Clear: Cycle KSI, or VCL reset, or Entry into LOS mode if enabled, (or entry into an ACIM auto-characterization). 

Where I am confused is that the manual said that sin/cos min max would be learned during the SPM Characterization Procedure. 
I am a bit confused and maybe I am missing something? should i spine by hand and enter the min and max values?

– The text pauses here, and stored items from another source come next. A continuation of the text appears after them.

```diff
@@ -77,6 +93,30 @@
             if pair is not None:
                 return pair
         return body.conv3(y, residual=identity, post_act=self.activ), None
+
+    def reads_every_second_pixel(self) -> bool:
+        return engine.STAGE_TAIL_SUBSAMPLE and self.resize_identity and isinstance(self.body, ResBottleneck) and \
+            _plain_conv(self.body.conv1, 1, 2, 0) and _plain_conv(self.identity_conv, 1, 2, 0)
+
+    def tail_deferrable(self, a) -> bool:
+        body = self.body
+        return engine.STAGE_TAIL_SUBSAMPLE and engine.FUSE_UNITS and isinstance(body, ResBottleneck) and isinstance(a, engine.NHWC) and \
+            a.dense and _plain_conv(body.conv2, 3, 1, 1) and _plain_conv(body.conv3, 1, 1, 0) and \
+            (not self.resize_identity or _plain_conv(self.identity_conv, 1, 1, 0)) and \
+            (a.dtype != torch.float32) and body.conv3.conv.out_channels % 8 == 0
+
+    def _deferred_tail(self, a, conv1_out):
+        unit, blk = self, self.body
+        y1 = conv1_out if conv1_out is not None else blk.conv1(a)
+        identity = unit.identity_conv(a) if unit.resize_identity else a
+
+        def full():
+            return blk.conv3(blk.conv2(y1), residual=identity, post_act=unit.activ)
+
+        def sub(s):
+            return blk.conv3(blk.conv2(y1, stride=s), residual=engine.SampledNHWC(identity, s), post_act=unit.activ)
+        cout = blk.conv3.conv.out_channels
+        return engine.LazyStageTail(y1.N, y1.H, y1.W, cout, engine.round8(cout), y1.dtype, y1.device, full, sub)
 
     def forward(self, x):
         return engine.boundary(self, x, self._run)
```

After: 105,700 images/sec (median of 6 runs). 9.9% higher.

Any guidance is much appreciated.


----------



## MathisLaurant (Feb 21, 2017)

solved


----------



## Zpollard (Jul 27, 2021)

MathisLaurant said:


> solved


How did you solve it? Encountering the same problem


----------



## cricketo (Oct 4, 2018)

There supposed to be an "auto characterization" function in the controller which should populate the correct values.


----------



## visuvijayeee (3 mo ago)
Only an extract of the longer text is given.